Re: [RFC v3 net-next 1/7] net: add rx_sk to trace_kfree_skb

From: Steven Rostedt
Date: Wed Jun 05 2024 - 19:57:59 EST


On Tue, 4 Jun 2024 14:47:38 -0700
Yan Zhai <yan@xxxxxxxxxxxxxx> wrote:

> skb does not include enough information to find out receiving
> sockets/services and netns/containers on packet drops. In theory
> skb->dev tells about netns, but it can get cleared/reused, e.g. by TCP
> stack for OOO packet lookup. Similarly, skb->sk often identifies a local
> sender, and tells nothing about a receiver.
>
> Allow passing an extra receiving socket to the tracepoint to improve
> the visibility on receiving drops.
>
> Signed-off-by: Yan Zhai <yan@xxxxxxxxxxxxxx>
> ---
> v2->v3: fixed drop_monitor function prototype
> ---
> include/trace/events/skb.h | 11 +++++++----
> net/core/dev.c | 2 +-
> net/core/drop_monitor.c | 9 ++++++---
> net/core/skbuff.c | 2 +-
> 4 files changed, 15 insertions(+), 9 deletions(-)
>
> diff --git a/include/trace/events/skb.h b/include/trace/events/skb.h
> index 07e0715628ec..aa6b46b6172c 100644
> --- a/include/trace/events/skb.h
> +++ b/include/trace/events/skb.h
> @@ -24,15 +24,16 @@ DEFINE_DROP_REASON(FN, FN)
> TRACE_EVENT(kfree_skb,
>
> TP_PROTO(struct sk_buff *skb, void *location,
> - enum skb_drop_reason reason),
> + enum skb_drop_reason reason, struct sock *rx_sk),
>
> - TP_ARGS(skb, location, reason),
> + TP_ARGS(skb, location, reason, rx_sk),
>
> TP_STRUCT__entry(
> __field(void *, skbaddr)
> __field(void *, location)
> __field(unsigned short, protocol)
> __field(enum skb_drop_reason, reason)
> + __field(void *, rx_skaddr)

Please add the pointer after the other pointers:

__field(void *, skbaddr)
__field(void *, location)
+ __field(void *, rx_skaddr)
__field(unsigned short, protocol)
__field(enum skb_drop_reason, reason)

otherwise you are adding holes in the ring buffer event.

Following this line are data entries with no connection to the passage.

template <typename T, int R, int K, int MODE, bool XLDS>
__device__ __attribute__((always_inline)) inline void eval_block(const EvalArgs& p, unsigned char* smem, const int rb,
                                                                 const int gy, const int gslice = 0,
                                                                 const int gstride = 1) {
  constexpr int WAVES = eval_waves(R, K);
  using O = OpsT<T>;
  using CT = typename Chk<T>::type;
  constexpr int TILE = 64 * R;
  const int lane = tid_x() & 63;
  const int64_t row_base = (int64_t)rb * p.rb_rows;
  const int ntiles = p.rb_rows / TILE;
  const int nrel = __builtin_amdgcn_readfirstlane((int)min<int64_t>(max<int64_t>(p.nvalid - row_base, 0), (int64_t)p.rb_rows));

  const T* xsrc;
  const T* ysrc;
  const T* wsrc;
  int64_t xstride;
  if constexpr (XLDS) {
    T* lx = reinterpret_cast<T*>(smem);
    const int rbb = p.rb_rows;
    const int ncols = p.nfeat + (p.has_y ? 1 : 0) + (p.weighted ? 1 : 0);
    using V = typename Vec16<T>::type;
    constexpr int VEC = 16 / sizeof(T);
    const int vec_per_col = rbb / VEC;
    const T* gX = reinterpret_cast<const T*>(p.X);
    const T* gy = reinterpret_cast<const T*>(p.y);
    const T* gw = reinterpret_cast<const T*>(p.w);
    for (int i = tid_x(); i < ncols * vec_per_col; i += blockDim.x) {
      const int c = i / vec_per_col;
      const int v = i - c * vec_per_col;
      const T* src = c < p.nfeat ? gX + (int64_t)c * p.ld : (c == p.nfeat ? gy : gw);
      const int lc = c < p.nfeat ? c : c + p.nd;
      reinterpret_cast<V*>(lx + (int64_t)lc * rbb)[v] = reinterpret_cast<const V*>(src + row_base)[v];
    }
    xsrc = lx;
    ysrc = lx + (int64_t)(p.nfeat + p.nd) * rbb;
    wsrc = lx + (int64_t)(p.nfeat + p.nd + 1) * rbb;
    xstride = rbb;
  } else {
    xsrc = reinterpret_cast<const T*>(p.X) + row_base;
    ysrc = reinterpret_cast<const T*>(p.y) + row_base;
    wsrc = reinterpret_cast<const T*>(p.w) + row_base;
    xstride = p.ld;
  }
  KDBG("[k] staged, ntiles=%d rb_rows=%d nvalid=%ld max_steps=%d\n", ntiles, p.rb_rows, (long)p.nvalid, p.max_steps);
  __shared__ int next_tree;
  if (threadIdx.x == 0) next_tree = blockDim.x >> 6;
  constexpr int FLAG_SNAP = 2048;
  constexpr bool SNAP = MODE == MODE_LOSS && !kIsInt<T>;
  __shared__ uint8_t failed_snap[SNAP ? FLAG_SNAP : 1];
  const int gb0 = p.group_off ? p.group_off[gy] : gy * p.trees_per_group;
  const int snap_base = gb0 + gslice;
  const int snap_n = gstride > 1 ? (p.ntrees - gslice + gstride - 1) / gstride
                                 : (p.group_off ? p.group_off[gy + 1] - gb0 : min(p.trees_per_group, p.ntrees - gb0));
  if constexpr (SNAP) {
    if (p.early_exit)
      for (int i = tid_x(); i < min(snap_n, FLAG_SNAP); i += blockDim.x)
        failed_snap[i] = __hip_atomic_load(p.fail_flag + snap_base + i * gstride, __ATOMIC_RELAXED,
                                           __HIP_MEMORY_SCOPE_AGENT) == p.epoch;
  }
  __syncthreads();
  constexpr bool DERIVED = XLDS && !kIsInt<T> && MODE != MODE_PRECISE;
  __shared__ CT dchk[DERIVED ? DERIVE_MAX : 1];
  if constexpr (DERIVED) {
    if (p.nd > 0) {
      if (p.persistent) derive_columns_tiles<T, R>(p, reinterpret_cast<T*>(smem), p.rb_rows, dchk);
      else derive_columns<T>(p, reinterpret_cast<T*>(smem), p.rb_rows, dchk);
    }
  }
  KMARK(0, 2);
  if (p.debug_stop == 2) return;

  const int group_base = __builtin_amdgcn_readfirstlane(snap_base);
  int group_n = __builtin_amdgcn_readfirstlane(snap_n);
  if constexpr (MODE == MODE_PRECISE) {
    if (p.dev_count) {
      const int cnt = __builtin_amdgcn_readfirstlane(*p.dev_count);
      group_n = max(0, min(group_n, (cnt - group_base + gstride - 1) / gstride));
    }
  }

  const int wave = __builtin_amdgcn_readfirstlane(threadIdx.x >> 6);
  const CIns* code = (const CIns*)(uintptr_t)p.code;
  KMARK(8 + wave, 10);
  const bool tile_claims = p.tile_claims != 0 && TILE == (sizeof(T) == 8 ? LOSS_CHUNK_8B : LOSS_CHUNK_4B);
  const int nclaims = tile_claims ? group_n * ntiles : group_n;
  for (int cl = wave; cl < nclaims;) {
    const int ti = tile_claims ? cl / ntiles : cl;
    const int tile0 = tile_claims ? cl - ti * ntiles : 0, tile_end = tile_claims ? tile0 + 1 : ntiles;
    KMARK(8 + wave, 11);
    const int slot = group_base + ti * gstride;
    const int tree = __builtin_amdgcn_readfirstlane(p.order[slot]);
    const int pc0 = __builtin_amdgcn_readfirstlane(p.prog_off[tree]);
    const int max_steps = __builtin_amdgcn_readfirstlane(p.max_steps);
    KDBG("[k] ti=%d tree=%d pc0=%d group_n=%d\n", ti, tree, pc0, group_n);
    KMARK(0, 3);
    KMARK(1, tree);
    if (p.debug_stop == 3) break;

    if constexpr (MODE == MODE_PRECISE) {
      if (p.dev_count && lane == WAVE_LAST)
        for (int k = 0; k < p.prec_stride; ++k)
          reinterpret_cast<double*>(p.slab_prec)[((int64_t)slot * p.prec_stride + k) * p.nrb + rb] = 0.0;
    }
    constexpr int CHS = sizeof(T) == 8 ? LOSS_CHUNK_8B : LOSS_CHUNK_4B;
    constexpr int CPT = TILE > CHS ? TILE / CHS : 1, TPC = TILE > CHS ? 1 : CHS / TILE;
    static_assert(TILE > CHS ? TILE % CHS == 0 : CHS % TILE == 0, "tiles and loss chunks nest");
    LAccT<T> lacc[CPT];
    UNR for (int c = 0; c < CPT; ++c) lacc[c] = 0;
    CT M = 0;
    bool failed = false;
    if constexpr (SNAP) {
      if (p.early_exit && ti < FLAG_SNAP) failed = __builtin_amdgcn_readfirstlane(failed_snap[ti]) != 0;
    }
    if constexpr (DERIVED) {
      if (p.nd > 0) {
        uint64_t msk = p.dmask[tree];
        msk = ((uint64_t)__builtin_amdgcn_readfirstlane((uint32_t)(msk >> 32)) << 32) |
              (uint32_t)__builtin_amdgcn_readfirstlane((uint32_t)msk);
        while (msk) {
          const int d = __builtin_ctzll(msk);
          msk &= msk - 1;
          if constexpr (sizeof(T) == 4) M = __builtin_elementwise_maximum(M, dchk[d]);
          else if (lane == WAVE_LAST) M += dchk[d];
        }
      }
    }
    LAccT<T>* lslab = reinterpret_cast<LAccT<T>*>(p.slab_loss) +
                      ((int64_t)rb * p.ntrees + slot) * __builtin_amdgcn_readfirstlane(p.cpb);
    LAccT<T> csum = 0;
    int rows_done = 0;
    if (failed) {
      if (lane == WAVE_LAST)
        for (int c = tile_claims ? tile0 : 0; c < (tile_claims ? tile_end : p.cpb); ++c) lslab[c] = (LAccT<T>)NAN;
      M = (CT)NAN;
      csum = (LAccT<T>)NAN;
    }
    for (int tile = tile0; tile < (failed ? tile0 : tile_end); ++tile) {
      const int64_t row0 = row_base + (int64_t)tile * TILE;
      const int trel = tile * TILE;
      if (trel >= nrel) break;
      rows_done += min(TILE, nrel - trel);
      const T* xt = xsrc + (int64_t)tile * TILE;
      RV<T, R> A, S[K];
// ... 202 lines not shown
        LAccT<T> s = csum;
        CT m = 0;
        if constexpr (!kIsInt<T>) {
          const CT mb = __shfl(M, WAVE_LAST);
          if (lane == 0) {
            if constexpr (sizeof(T) == 4) m = __builtin_elementwise_maximum(m, mb);
            else m += mb;
          }
        }
        UNR for (int o = 32; o > 0; o >>= 1) {
          if (MODE == MODE_LOSS) s += __shfl_xor(s, o);
          if constexpr (!kIsInt<T>) {
            if constexpr (sizeof(T) == 4) m = __builtin_elementwise_maximum(m, __shfl_xor(m, o));
            else m += __shfl_xor(m, o);
          }
        }
        if (lane == 0) {
          if (MODE == MODE_LOSS && p.fused_loss) reinterpret_cast<LAccT<T>*>(p.fused_loss)[tree] = s;
          if (p.fused_chk) reinterpret_cast<CT*>(p.fused_chk)[tree] = m;
          if (p.fused_rows) p.fused_rows[tree] = rows_done;
        }
      }
    }
    KMARK(8 + wave, 13);
    int claim = 0;
    if (lane == 0) claim = atomicAdd(&next_tree, 1);
    cl = __builtin_amdgcn_readfirstlane(claim);
  }
  KMARK(8 + wave, 14);
}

The TP_STRUCT__entry() is a structure that is saved in the ring buffer. We
want to avoid alignment holes. I also question having a short before the
enum, if the emum is 4 bytes. The short should be at the end.

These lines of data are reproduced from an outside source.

# jeremiahfaith/strainer2

Measured on AMD Instinct MI355X. Metric: metagenome bases/sec scanned at k=31, higher is better.
Workload: dtype u64

## Files before the change

strainer2_amd/csrc/sk_dev_kernels.hip.h:

```cpp

__constant__ signed char sk_comp_dev[256];

struct sk_wide_view {
    const char     *keys31;
    const uint32_t *rows;
    const uint32_t *index;
    uint32_t        wmask;
    uint32_t        nwide;
};

template <bool TALLY, bool UNION = false>
__global__ __launch_bounds__(256)
void sk_scan_wide(const uint8_t *__restrict__ stream, uint64_t nbytes, uint64_t emit_begin,
                  sk_table_view table, sk_wide_view wide, sk_sink sink,
                  const uint32_t *__restrict__ flags, uint32_t *__restrict__ next_flags)
{
    if (blockIdx.x == 0u && threadIdx.x < 4u) next_flags[threadIdx.x] = 0u;
    if (flags[0] == 0u) return;
    const uint32_t nodd = flags[2];
    const bool listed = nodd <= table.oddcap;
    const uint64_t nitems = listed ? (uint64_t)nodd * 46u : nbytes;
    const uint64_t stride = (uint64_t)gridDim.x * blockDim.x;
    for (uint64_t item = (uint64_t)blockIdx.x * blockDim.x + threadIdx.x; item < nitems; item += stride) {
        uint64_t p, owner = ~0ull;
        if (listed) { owner = table.oddlist[item / 46u]; p = owner * 16u + item % 46u; }
        else p = item;
        if (p < emit_begin || p >= nbytes || p < (uint64_t)(SK_K - 1)) continue;
        const uint8_t *w = stream + (p - (SK_K - 1));
        char u[SK_K];
        bool hard = false, pure = true;
        int last_odd = -1;
        for (int i = 0; i < SK_K; i++) {
            const uint32_t b = w[i];
            hard |= (bool)sk_is_hard_break(b);
            if (!sk_is_acgt(b)) { pure = false; last_odd = i; }
            u[i] = (char)sk_upper(b);
        }
        if (hard || pure) continue;
        if (listed && ((p - (SK_K - 1) + (uint64_t)last_odd) >> 4) != owner) continue;
        int sign = 0;
        for (int i = 0; i < SK_K && sign == 0; i++) {
            const signed char f = (signed char)u[i];
            const signed char r = sk_comp_dev[(uint8_t)u[SK_K - 1 - i]];
            sign = (f > r) - (r > f);
        }
        char o[SK_K + 1];
        if (sign >= 0) { for (int i = 0; i < SK_K; i++) o[i] = u[i]; }
        else           { for (int i = 0; i < SK_K; i++) o[SK_K - 1 - i] = (char)sk_comp_dev[(uint8_t)u[i]]; }
        o[SK_K] = 0;
        bool opure = true, has_n = false, has_nul = false;
        for (int i = 0; i < SK_K; i++) {
            opure &= (bool)sk_is_acgt((uint8_t)o[i]) & ((uint8_t)o[i] < 'a');
            has_n |= (o[i] == 'N');
            has_nul |= (o[i] == 0);
        }
        if (has_n || has_nul) continue;
        if (opure) {
            uint64_t key = 0;
            for (int i = 0; i < SK_K; i++) key = (key << 2) | sk_code((uint8_t)o[i]);
            sk_probe<TALLY, false, UNION>(key, table, sink, (uint32_t)p);
        } else if (wide.nwide) {
            uint32_t slot = sk_hash_wide(o) & wide.wmask;
            for (;;) {
                const uint32_t e = wide.index[slot];
                if (e == 0u) break;
                const char *cand = wide.keys31 + (size_t)(e - 1u) * 32u;
                bool same = true;
                for (int i = 0; i < SK_K; i++) same &= (cand[i] == o[i]);
                if (same) { sk_on_hit<TALLY, false, UNION>(sink, wide.rows[e - 1u], (uint32_t)p); break; }
                slot = (slot + 1u) & wide.wmask;
            }
        }
    }
}

__global__ void sk_fill64(uint64_t *p, uint64_t n, uint64_t v)
{
    const uint64_t stride = (uint64_t)gridDim.x * blockDim.x;
    for (uint64_t i = (uint64_t)blockIdx.x * blockDim.x + threadIdx.x; i < n; i += stride) p[i] = v;
}

__global__ void sk_table_insert(const uint64_t *__restrict__ in, uint32_t n, sk_u4 *slots, uint32_t mask, uint32_t *flags,
                                const uint32_t *__restrict__ perm, const uint32_t *__restrict__ locality)
{
    const uint32_t i = blockIdx.x * blockDim.x + threadIdx.x;
    if (i >= n) return;
    const uint64_t k = in[i];
    const uint32_t idx = perm ? perm[i] : i;
    if (k == SK_EMPTY64) return;
    if (k > SK_KMASK62) { atomicAdd(&flags[1], 1u); return; }
    uint32_t slot = sk_slot0(sk_khash(k), mask);
    for (;;) {
        const unsigned long long old = atomicCAS((unsigned long long *)&slots[slot],
                                                (unsigned long long)SK_EMPTY64, (unsigned long long)k);
        if (old == SK_EMPTY64) {
            ((uint32_t *)&slots[slot])[2] = idx;
            ((uint32_t *)&slots[slot])[3] = 0xFFFFFFFEu | (locality ? locality[i] >> 31 : 0u);
            return;
        }
        if (old == k) { atomicAdd(&flags[1], 1u); return; }
        slot = (slot + 1u) & mask;
    }
}

__global__ void sk_tally_compact(const uint32_t *__restrict__ tally, uint32_t nrec, uint32_t *__restrict__ out, unsigned long long *n)
{
    const uint32_t r = blockIdx.x * blockDim.x + threadIdx.x;
    const uint2 t = r < nrec ? ((const uint2 *)tally)[r] : make_uint2(0u, 0u);
    const unsigned long long m = __ballot(t.x != 0u);
    if (!m) return;
    const uint32_t lane = threadIdx.x & 63u, leader = (uint32_t)__builtin_ctzll(m);
    unsigned long long base = 0;
    if (lane == leader) base = atomicAdd(n, (unsigned long long)__popcll(m));
    base = ((unsigned long long)(uint32_t)__shfl((int)(uint32_t)(base >> 32), (int)leader) << 32) | (uint32_t)__shfl((int)(uint32_t)base, (int)leader);
    if (t.x != 0u) {
        uint32_t *o = out + 3ull * (base + (unsigned long long)__popcll(m & ((1ull << lane) - 1ull)));
        o[0] = r; o[1] = t.x; o[2] = t.y;
    }
}

__global__ void sk_inf_bitmap(const uint32_t *__restrict__ type, uint32_t n, uint32_t value, uint32_t *__restrict__ bits)
{
    const uint32_t i = blockIdx.x * blockDim.x + threadIdx.x;
    const bool is = i < n && type[i] == value;
    const unsigned long long m = __ballot(is);
    if ((threadIdx.x & 63u) == 0u && i < n + 64u) { bits[2u * (i >> 6)] = (uint32_t)m; bits[2u * (i >> 6) + 1u] = (uint32_t)(m >> 32); }
}

__global__ void sk_table_setpos(sk_u4 *slots, uint64_t nslots, const uint32_t *__restrict__ pos_by_idx)
{
    const uint64_t stride = (uint64_t)gridDim.x * blockDim.x;
    for (uint64_t i = (uint64_t)blockIdx.x * blockDim.x + threadIdx.x; i < nslots; i += stride) {
        const sk_u4 e = slots[i];
        if (sk_slot_key(e) == SK_EMPTY64) continue;
        ((uint32_t *)&slots[i])[3] = (pos_by_idx[e.z] << 1) | (e.w & 1u);
    }
}
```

In fact, looking at the format file, there is a 2 byte hole:

# cat /sys/kernel/tracing/events/skb/kfree_skb/format

name: kfree_skb
ID: 1799
format:
field:unsigned short common_type; offset:0; size:2; signed:0;
field:unsigned char common_flags; offset:2; size:1; signed:0;
field:unsigned char common_preempt_count; offset:3; size:1; signed:0;
field:int common_pid; offset:4; size:4; signed:1;

field:void * skbaddr; offset:8; size:8; signed:0;
field:void * location; offset:16; size:8; signed:0;
field:unsigned short protocol; offset:24; size:2; signed:0;
field:enum skb_drop_reason reason; offset:28; size:4; signed:0;

Notice that "protocol" is 2 bytes in size at offset 24, but "reason" starts
at offset 28. This means at offset 26, there's a 2 byte hole.

-- Steve



> ),
>
> TP_fast_assign(
> @@ -40,12 +41,14 @@ TRACE_EVENT(kfree_skb,
> __entry->location = location;
> __entry->protocol = ntohs(skb->protocol);
> __entry->reason = reason;
> + __entry->rx_skaddr = rx_sk;
> ),
>